- Tuxedo Tuxedo
- Coordinates: 35°13′31″N 82°25′46″W﻿ / ﻿35.22528°N 82.42944°W
- Country: United States
- State: North Carolina
- County: Henderson County
- Elevation: 2,054.000 ft (626.0592 m)
- Time zone: UTC-5 (Eastern Standard Time)
- • Summer (DST): Eastern Daylight Time
- ZIP code: 28784
- Area code: 828
- GNIS feature ID: 996378

= Tuxedo, North Carolina =

Tuxedo is an unincorporated community in southern Henderson County, North Carolina, United States, which was originally called Lakewood.

==Etymology==
Early in the 20th century, the newly formed village of Lakewood, North Carolina, changed its name to Tuxedo (after a town in NY State) to avoid confusion with a similarly named town in North Carolina. Tuxedo is claimed to be a corruption of an Indian phrase of unknown origin, p'tauk suttough, supposedly meaning "place of the bears." The name of Tuxedo, New York, however, originally derives from the Lenape word ptukwsiit (Munsee dialect) or tùkwsit (Unami dialect), meaning "round foot" or Wolf Clan.

==History==
A large mill, the Green River Manufacturing plant, employed some 250 area workers after its completion in 1910. That same year, the post office was renamed Tuxedo (after having used Lakewood name since its 1908 establishment), and remained in operation until 1993. The mill, at the time called WestPoint Pepperell–Tuxedo, closed for good in 1990.
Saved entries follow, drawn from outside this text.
template <int AK, int BKIND, int OK, int AKF, int BKF, int KD, int PERM = 0>
__device__ __forceinline__ void gemm_body(const GemmDesc& d, const Bases& b, const int tile, const int split,
                                          float (*As)[GEMM_BM + GEMM_PAD], float (*Bs)[GEMM_BN + GEMM_PAD]) {
    const int tid = threadIdx.x;
    const int M = d.M, N = d.N;
    const int tiles_n = (N + GEMM_BN - 1) / GEMM_BN;
    const gcptr baseA = (gcptr)(b.p[d.A.space] + d.A.off);
    const gcptr baseA2 = (AK == OPK_ACTGRAD || AK == OPK_CONVGRAD) ? (gcptr)(b.p[d.A.space2] + d.A.off2) : baseA;
    const gcptr baseB = (gcptr)(b.p[d.B.space] + d.B.off);
    const int tm = tile / tiles_n, tn = tile - tm * tiles_n;
    int kchunk = (d.K + d.ksplit - 1) / d.ksplit;
    kchunk = (kchunk + KD - 1) / KD * KD;
    const int k0 = split * kchunk;
    const int k1 = min(d.K, k0 + kchunk);
    const int wv = tid >> 6, lane = tid & 63;
    const int a_act = (AK == OPK_ACTGRAD) ? d.A.act : ACT_LEAKY;
    const int a_tr = d.A.transposed;
    const int b_ones = (BKIND == OPK_DENSE || BKIND == OPK_IM2COL) ? d.B.ones_at : -1;
    typedef float acc_f32x16 __attribute__((ext_vector_type(16)));
// ... 21 lines not shown
            int ia = wa.at(d.A, i, (KT), k1, ina, oka);                                                    \
            ia = oka ? ia : 0;                                                                             \
            const float x = baseA[(unsigned)ia];                                                           \
            if constexpr (AK == OPK_ACTGRAD || AK == OPK_CONVGRAD) {                                       \
                const float y = baseA2[(unsigned)ia];                                                      \
                int col = 0;                                                                               \
                if constexpr (AK == OPK_ACTGRAD) col = a_tr ? tm * GEMM_BM + A_ROW(i) : (KT) + A_KL(i);    \
                ya[i] = act_bwd(a_act, y, col);                                                            \
            } else ya[i] = 1.f;                                                                            \
            va[i] = oka ? x : 0.f;                                                                         \
            bool inb, okb;                                                                                 \
            int ib = wb.at(d.B, i, (KT), k1, inb, okb);                                                    \
            bool one = false;                                                                              \
            if constexpr (BKIND == OPK_DENSE || BKIND == OPK_IM2COL) one = inb & (tn * GEMM_BN + B_ROW(i) == b_ones); \
            ib = (okb & !one) ? ib : 0;                                                                    \
            const float w = baseB[(unsigned)ib];                                                           \
            vb[i] = one ? 1.f : (okb ? w : 0.f);                                                           \
        }                                                                                                  \
        wa.advance();                                                                                      \
        wb.advance();                                                                                      \
    }

    if (k0 < k1) GEMM_ISSUE(k0)
    for (int kt = k0; kt < k1; kt += KD) {
#pragma unroll
        for (int i = 0; i < NL; ++i) {
            As[A_KL(i)][A_ROW(i)] = (AK == OPK_ACTGRAD || AK == OPK_CONVGRAD) ? va[i] * ya[i] : va[i];
            Bs[B_KL(i)][B_ROW(i)] = vb[i];
        }
        __syncthreads();
        if (kt + KD < k1) GEMM_ISSUE(kt + KD)
#pragma unroll
        for (int kk = 0; kk < KW; kk += 2) {
            const int k = wv * KW + kk + (lane >> 5);
            acc = __builtin_amdgcn_mfma_f32_32x32x2f32(As[k][lane & 31], Bs[k][lane & 31], acc, 0, 0, 0);
        }
        __syncthreads();
    }
#undef GEMM_ISSUE
#undef A_ROW
#undef A_KL
#undef B_ROW
#undef B_KL
    float* red = &As[0][0];
#pragma unroll
    for (int r = 0; r < 16; ++r)
        red[wv * (GEMM_BM * GEMM_BN) + ((r & 3) + 8 * (r >> 2) + 4 * (lane >> 5)) * GEMM_BN + (lane & 31)] = acc[r];
    __syncthreads();
    float* cbase = b.p[d.out.space] + d.out.off;
    const float* bias = d.out.bias_space >= 0 ? b.p[d.out.bias_space] + d.out.bias_off : nullptr;
#pragma unroll
    for (int q = 0; q < GEMM_BM * GEMM_BN / NT; ++q) {
        const int o = tid + q * NT;
        const int m = tm * GEMM_BM + o / GEMM_BN, n = tn * GEMM_BN + o % GEMM_BN;
        float v = 0.f;
#pragma unroll
        for (int w = 0; w < NW; ++w) v += red[w * (GEMM_BM * GEMM_BN) + o];
        if (m < M && n < N) store_out<OK>(d, cbase, bias, m, n, split, v);
    }
}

Camp Arrowhead, located in Tuxedo, was listed on the National Register of Historic Places in 2005. Tuxedo is also home to camps Mondamin, Green Cove, Talisman, Greystone and Falling Creek Camp.

==Location==
Tuxedo is located on U.S. Route 25 and U.S. Route 176, approximately 9 mi north of the South Carolina border, at 2,054 feet (626 m) above sea level. It is home to North Carolina's Green River Nature Preserve.

Nearby Lake Summit was formed in 1920 by an impoundment of the Green River when additional power was needed for area businesses in the past.